Can someone explain to me how a set of performance issues turns into "bad file descriptor", which is a correctness issue? In my understanding, EBADF usually happens because of a bug in the user-space program (in this example rsync), for example using a random integer as a file descriptor number, or reading from a file after it is closed, or trying to write to a file that is opened readonly. How does this relate to performance issues?

zirias@ · Mar 17, 2024

ralphbsz said:
Can someone explain to me how a set of performance issues turns into "bad file descriptor", which is a correctness issue?

I guess the guy currently offering these patches might be able to explain this. Fact is, I've seen them (inside poudriere builds) after upgrading only the kernel to 13.3.

My naive guess would be that there's some kind of "give up" code path in the kernel which then somehow invalidates the fd without the userspace application ever getting a chance to know about it.

edit -- I've also seen sudden EBADF when testing some 9pfs client implementation on -CURRENT, so sure, bugs in the kernel (vfs or concrete fs) can trigger that. The question remains how it can be related to a performance issue, well, see my guess above ;-)

cracauer@ · Mar 17, 2024

ralphbsz said:
Can someone explain to me how a set of performance issues turns into "bad file descriptor", which is a correctness issue? In my understanding, EBADF usually happens because of a bug in the user-space program (in this example rsync), for example using a random integer as a file descriptor number, or reading from a file after it is closed, or trying to write to a file that is opened readonly. How does this relate to performance issues?

No, I was wondering the same thing.

It might be a bug that is still lurking, now covered up by a performance fix.

grahamperrin · Mar 17, 2024

ralphbsz said:
Can someone explain to me how a set of performance issues turns into "bad file descriptor",

For what it's worth, I currently assume that the opening post here <https://forums.freebsd.org/posts/647559> is not directly related to reports such as 277717.

PMc · Mar 17, 2024

ralphbsz said:
Can someone explain to me how a set of performance issues turns into "bad file descriptor", which is a correctness issue? In my understanding, EBADF usually happens because

"usually". Now we would need to stroll thru the kernel code and see at which kind of exceptions this errno is given back...
The party around PR 275594 concerns the inode cache - which is not all too far away from (bad) file descriptors.
What happens -simplified and as far as I currently understand it- is the kernel decides that the zfs vnodes take to much kernel memory in relation to other things, and then triggers arc_prune jobs, and -for some strange reason- lots and lots of them, and they cannot do anything because the vnodes are locked, but these arc_prune themselves now lock lots of other things.

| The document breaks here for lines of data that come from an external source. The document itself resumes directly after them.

template<int SRC, bool FULL, bool CHECKS>
__device__ __forceinline__ void inquad_block(InquadLds<FULL> &L, const float *__restrict__ xyz, size_t strideFloats, const PointParams &P,
                                             const PreXY &Q, const PixelParams &X, FrameState *__restrict__ st,
                                             unsigned long long *__restrict__ groundImg,
                                             const uint2 *__restrict__ tileMasks, size_t tileMaskStride, int chunkPoints, const DepthSrc &D,
                                             const int frame, const int chunkIdx)
{
  auto &wins = L.wins;
  auto &wmiss = L.wmiss;
  ImageBox (&box)[1] = L.box;
  QuadTest (&qts)[kMaxLive] = L.qts;
  QuadGridSegs (&segs)[kMaxLive] = L.segs;
  unsigned char (&lut)[kMaxBins] = L.lut;
  unsigned long long (&lsum)[kMaxLive][8] = L.lsum;
  unsigned int (&lcnt)[kMaxLive][8] = L.lcnt;
  unsigned int &lOob = L.lOob;
  unsigned short (&cellList)[kMaxCellsPerBlockInquad] = L.cellList;
  unsigned int (&listScratch)[2 * kWavesPerBlock] = L.listScratch;
  unsigned int (&liveGroups)[kMaxLive] = L.liveGroups;
  int4 (&liveBox)[kMaxLive] = L.liveBox;
  unsigned char (&liveAcc)[kMaxLive] = L.liveAcc;
  int &nLive = L.nLive;
  int &groundSlot = L.groundSlot;

  const int tid = threadIdx.x, lane = tid & 63;
  FrameState &fs = st[frame];
  const unsigned int anyActive = fs.anyActive;
  const unsigned char lutMine = tid < kMaxBins ? fs.lutLive[tid] : static_cast<unsigned char>(0xff);
  const unsigned char accMine = tid < kMaxLive ? fs.liveAcc[tid] : static_cast<unsigned char>(0);
  const unsigned int groupsMine = tid < kMaxLive ? fs.liveGroups[tid] : 0u;
  const int stripMaxMine = (!FULL && tid < kMaxGroundStrips) ? fs.groundStripMax[tid] : -1;
  const int4 boxMine = tid < kMaxLive ? fs.liveBox[tid] : make_int4(0, 0, 0, 0);
  const int nLiveG = fs.nLive;
  const unsigned char groundActive = fs.accActive[kGroundAcc];
  constexpr int qtWords = kMaxLive * static_cast<int>(sizeof(QuadTest) / 4), sgWords = kMaxLive * static_cast<int>(sizeof(QuadGridSegs) / 4);
  constexpr int qtPer = (qtWords + kThreads - 1) / kThreads, sgPer = (sgWords + kThreads - 1) / kThreads;
  unsigned int qtw[qtPer], sgw[sgPer];
  constexpr int egWords = kMaxLive * static_cast<int>(sizeof(QuadEdgesF) / 4);
  static_assert(sizeof(QuadEdgesF) == 64 && egWords + 16 <= 2 * kThreads, "two words of the edge table per thread");
  float edgeMine[2];
#pragma unroll
  for(int k = 0; k < 2; k++)
    edgeMine[k] = tid + k * kThreads < egWords ? reinterpret_cast<const float *>(fs.edgeLive)[tid + k * kThreads] : 0.0f;
  {
    const unsigned int *src = reinterpret_cast<const unsigned int *>(fs.qtLive);
    const unsigned int *srcS = reinterpret_cast<const unsigned int *>(fs.segLive);
#pragma unroll
    for(int k = 0; k < qtPer; k++)
      qtw[k] = tid + k * kThreads < qtWords ? src[tid + k * kThreads] : 0u;
#pragma unroll
    for(int k = 0; k < sgPer; k++)
      sgw[k] = tid + k * kThreads < sgWords ? srcS[tid + k * kThreads] : 0u;
  }
  if(!anyActive)
    return;
  BlockPhase ph(1);
  if(tid == 0)
  {
    box[0] = ImageBox{ 0x7fffffff, -1, 0x7fffffff, -1 };
    lOob = 0;
    nLive = nLiveG;
    groundSlot = (nLiveG > 0 && groundActive) ? nLiveG - 1 : -1;
    L.nextGroup = 0;
    k1_consts_fill(L.kc, P, &X);
  }
  if(tid < kMaxBins)
    lut[tid] = lutMine == 0xff ? static_cast<unsigned char>(kMaxLive) : lutMine;
#pragma unroll
  for(int k = 0; k < 2; k++)
  {
    const int w = tid + k * kThreads;
    if(w < egWords + 16)
      reinterpret_cast<float *>(L.edges)[w] = quad_edge_word(w, egWords, edgeMine[k], Q.dE0);
  }
  if(!FULL && tid < kMaxGroundStrips)
    L.stripMax[tid] = stripMaxMine;
  if(tid < kMaxLive)
  {
    liveAcc[tid] = accMine;
    liveGroups[tid] = groupsMine;
    liveBox[tid] = boxMine;
  }
  for(int i = tid; i < kMaxLive * 8; i += kThreads)
  {
    (&lsum[0][0])[i] = 0ull;
    (&lcnt[0][0])[i] = 0u;
  }
  if(FULL)
  {
    for(int i = tid; i < (kThreads / 64) * kWinWords; i += kThreads)
      (&wins[0][0])[i] = 0ull;
    if(tid < kThreads / 64)
      wavemiss_init(wmiss[tid]);
  }
  {
    unsigned int *dst = reinterpret_cast<unsigned int *>(qts);
    unsigned int *dstS = reinterpret_cast<unsigned int *>(segs);
#pragma unroll
    for(int k = 0; k < qtPer; k++)
      if(tid + k * kThreads < qtWords)
        dst[tid + k * kThreads] = qtw[k];
#pragma unroll
    for(int k = 0; k < sgPer; k++)
      if(tid + k * kThreads < sgWords)
        dstS[tid + k * kThreads] = sgw[k];
  }
  __syncthreads();
  ph.mark(0);

  const float *base = SRC == kSrcDepth16
    ? reinterpret_cast<const float *>(reinterpret_cast<const unsigned short *>(xyz) + static_cast<size_t>(frame) * strideFloats)
    : xyz + static_cast<size_t>(frame) * strideFloats;
  const int begin = chunkIdx * chunkPoints;
  const int end = min(begin + chunkPoints, P.nPoints);
  unsigned long long *gimg = groundImg + static_cast<size_t>(frame) * X.H * X.W64;
  const int copy = lane & 7;
  const unsigned int imgWords = static_cast<unsigned int>(X.H) * X.W64;
  unsigned long long *ww = wins[FULL ? tid >> 6 : 0];
  unsigned int *wm = wmiss[FULL ? tid >> 6 : 0];
  WaveWindow win;
  win.limitWords = imgWords;
  const int stripX0 = ground_scan_x0(X.W), stripRow0 = ground_strip_row0(X.H);
  int gy0 = 0x7fffffff, gy1 = -1;
  unsigned int *gimg32 = reinterpret_cast<unsigned int *>(gimg);

  int curQ = -1;
  unsigned long long accZ = 0;
  unsigned int accN = 0, oob = 0;
  auto flushAcc = [&]()
  {
    if(curQ >= 0 && accN)
    {
      atomicAdd(&lsum[curQ][copy], accZ - static_cast<unsigned long long>(accN) * static_cast<unsigned long long>(kMagicBits));
      atomicAdd(&lcnt[curQ][copy], accN);
    }
  };

  const int cell0 = begin / kCell;
  const int nCells = (end - begin + kCell - 1) / kCell;
  const unsigned int wantedQuads = fs.wantedQuads;
  const int gSlot = groundSlot;
  const int count = cell_list_build(tileMasks + static_cast<size_t>(frame) * tileMaskStride + cell0, nCells, X.cellCols,
                                    [&](const uint2 info)
                                    {
                                      if((info.x & wantedQuads) == 0u)
                                        return false;
                                      const int x0 = info.y & 0xffu, x1 = (info.y >> 8) & 0xffu, y0 = (info.y >> 16) & 0xffu, y1 = info.y >> 24;
                                      bool need = false;
                                      for(int q = 0; q < nLive; q++)
                                      {
                                        if((info.x & liveGroups[q]) == 0u)
                                          continue;
                                        const int4 b = liveBox[q];
                                        if(q == gSlot)
                                          need = need || !(x1 <= b.x || x0 >= b.y || y1 <= b.z || y0 >= b.w);
                                        else
                                        {
                                          const bool in = (x0 >= b.x && x1 <= b.y && y0 >= b.z && y1 <= b.w) || grid_box_inside(segs[q], x0, x1, y0, y1);
                                          need = need || !in;
                                        }
                                      }
                                      return need;
                                    }, cellList, listScratch);
  ph.mark(1);
  const int nGroups = (count + 3) >> 2;
  auto grab = [&]()
  {
    int v = 0;
    if(lane == 0)
      v = atomicAdd(&L.nextGroup, 1);
    return __builtin_amdgcn_readfirstlane(v);
  };
  int g = grab();
  F3 v[kPts], vn[kPts];
  const PreLane lc(Q);
  const float pixBorder = 0.5f - 2.0f / static_cast<float>(min(X.W, X.H));
  const float pixRowThr = 0.5f - static_cast<float>(stripRow0 - 1) / static_cast<float>(X.H);
  const float pixColA = static_cast<float>(X.W) * 0.02f;
  const float pixColB = (0.5f * static_cast<float>(X.W) + static_cast<float>(2 - stripX0 + kGroundScanStep) - 2.5f) * 0.02f + 0.5f;
  if(g < nGroups)
    load_cell<SRC>(base, cell0, cellList, 4 * g + (lane >> 4), count, lane, P.nPoints, v, D);
  while(g < nGroups)
  {
    const int gNext = grab();
    if(gNext < nGroups)
      load_cell<SRC>(base, cell0, cellList, 4 * gNext + (lane >> 4), count, lane, P.nPoints, vn, D);
    unsigned int key[kPts];
    #pragma unroll
    for(int j = 0; j < kPts; j++)
    {
      key[j] = kNoPixel;
      const F3 p{ v[j].x, v[j].y, v[j].z };
      f32x2 d;
      float M, M3;
      unsigned int q;
      unsigned long long mSlow, mCount, mGround;
      quad_decide<CHECKS, false>(p, Q, lc, L.edges, lut, qts, L.kc, gSlot, d, M, M3, q, mSlow, mCount, mGround);
      if(__builtin_amdgcn_inverse_ballot_w64(mCount))
      {
        double wz = (P.a[6] * static_cast<double>(p.x) + P.a[7] * static_cast<double>(p.y)) + P.a[8] * static_cast<double>(p.z);
        wz = wz + P.b[2];
        if(static_cast<int>(q) != curQ)
        {
          flushAcc();
          curQ = static_cast<int>(q); accZ = 0; accN = 0;
        }
        accZ += static_cast<unsigned long long>(z_plus_magic_bits(wz));
        accN++;
      }
      unsigned long long mPixel = mCount & mGround;
      if(!FULL)
      {
        const unsigned long long mBorder = __ballot(M > pixBorder);
        const unsigned long long mRow = __ballot(d.y <= pixRowThr);
        const float gc = __builtin_amdgcn_fractf(__builtin_fmaf(d.x, pixColA, pixColB)) - 0.5f;
        const unsigned long long mCol = __ballot(__builtin_fabsf(gc) < 0.07f);
        mPixel &= mSlow | mBorder | (mRow & mCol);
      }
      if(FULL ? mPixel != 0ull : __builtin_expect(mPixel != 0ull, 0))
      {
        if(__builtin_amdgcn_inverse_ballot_w64(mPixel))
        {
          int ix, iy;
          const bool inside = pre_pixel(p, d, M3, X, L.kc, ix, iy);
          oob += inside ? 0u : 1u;
          if(FULL)
            key[j] = inside ? pixel_key(0, iy, ix) : kNoPixel;
          else if(inside && iy >= stripRow0)
          {
            int strip;
            bool centre;
            if(ground_strip_of(ix, stripX0, strip, centre))
            {
              const int seen = SSD_CHK(24, strip, kMaxGroundStrips) ? L.stripMax[strip] : 0x7fffffff;
              if(iy >= seen - 2)
              {
                if(SSD_CHK(23, static_cast<unsigned int>(iy) * (2u * X.W64) + (static_cast<unsigned int>(ix) >> 5), 2u * static_cast<unsigned int>(X.H) * X.W64))
                  atomicOr(gimg32 + (static_cast<unsigned int>(iy) * (2u * X.W64) + (static_cast<unsigned int>(ix) >> 5)), 1u << (ix & 31));
                gy0 = min(gy0, iy);
                gy1 = max(gy1, iy);
                if(centre && iy > seen)
                  atomicMax(&L.stripMax[strip], iy);
              }
            }
          }
        }
      }
    }
    if(FULL)
      wavewin_emit(ww, wm, win, gimg, imgWords, X.W64, X.winShiftGround, box, key, lane);
    g = gNext;
#pragma unroll
    for(int j = 0; j < kPts; j++)
      v[j] = vn[j];
  }
  if(FULL)
  {
    wavewin_flush(ww, win, gimg, imgWords, X.W64, X.winShiftGround, box, lane);
    wavemiss_flush(wm, box, lane);
  }
  else
  {
    gy1 = wave_max_i(gy1);
    if(gy1 >= 0)
    {
      gy0 = wave_min_i(gy0);
      if(lane == 0)
      {
        atomicMin(&box[0].yMin, gy0); atomicMax(&box[0].yMax, gy1);
        atomicMin(&box[0].xMin, 0); atomicMax(&box[0].xMax, X.W64 - 1);
      }
    }
  }
  ph.mark(2);
  flushAcc();
  if(oob)
    atomicAdd(&lOob, oob);
  __syncthreads();
  if(!FULL && tid < kMaxGroundStrips && L.stripMax[tid] > stripMaxMine)
    atomicMax(&fs.groundStripMax[tid], L.stripMax[tid]);
  ph.mark(3);
  if(tid < nLive)
  {
    unsigned long long s = 0;
    unsigned int c = 0;
    for(int k = 0; k < 8; k++)
    {
      s += lsum[tid][k];
      c += lcnt[tid][k];
    }
    if(c)
    {
      const int acc = liveAcc[tid];
      atomicAdd(reinterpret_cast<unsigned long long *>(&fs.sumZ[acc]), s);
      atomicAdd(&fs.cnt[acc], c);
    }
  }
  if(tid == 0)
  {
    if(box[0].yMax >= 0)
    {
      atomicMin(&fs.imgYMin[kMaxStepImages], box[0].yMin); atomicMax(&fs.imgYMax[kMaxStepImages], box[0].yMax);
      atomicMin(&fs.imgXMin[kMaxStepImages], box[0].xMin); atomicMax(&fs.imgXMax[kMaxStepImages], box[0].xMax);
    }
    if(lOob)
    {
      atomicAdd(&fs.nOob, lOob);
      atomicOr(&fs.status, static_cast<unsigned int>(SSD_ST_OOB_PIXEL));
    }
  }
  ph.mark(4);
  ph.finish();
}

Probably this EBADF is a secondary bug which gets only triggered due to this situation, and therefore never before got noticed. We all know there are lots of such flaws lurking, as nobody can do full logical verification.

cracauer@ · Mar 17, 2024

PMc said:
Probably this EBADF is a secondary bug which gets only triggered due to this situation, and therefore never before got noticed. We all know there are lots of such flaws lurking, as nobody can do full logical verification.

Exactly. Myself I am not aware of too many situations of "giving up" on a non-networked file descriptor without a specific error such as a disk hardware error. Even on NFS it should just hang indefinitely.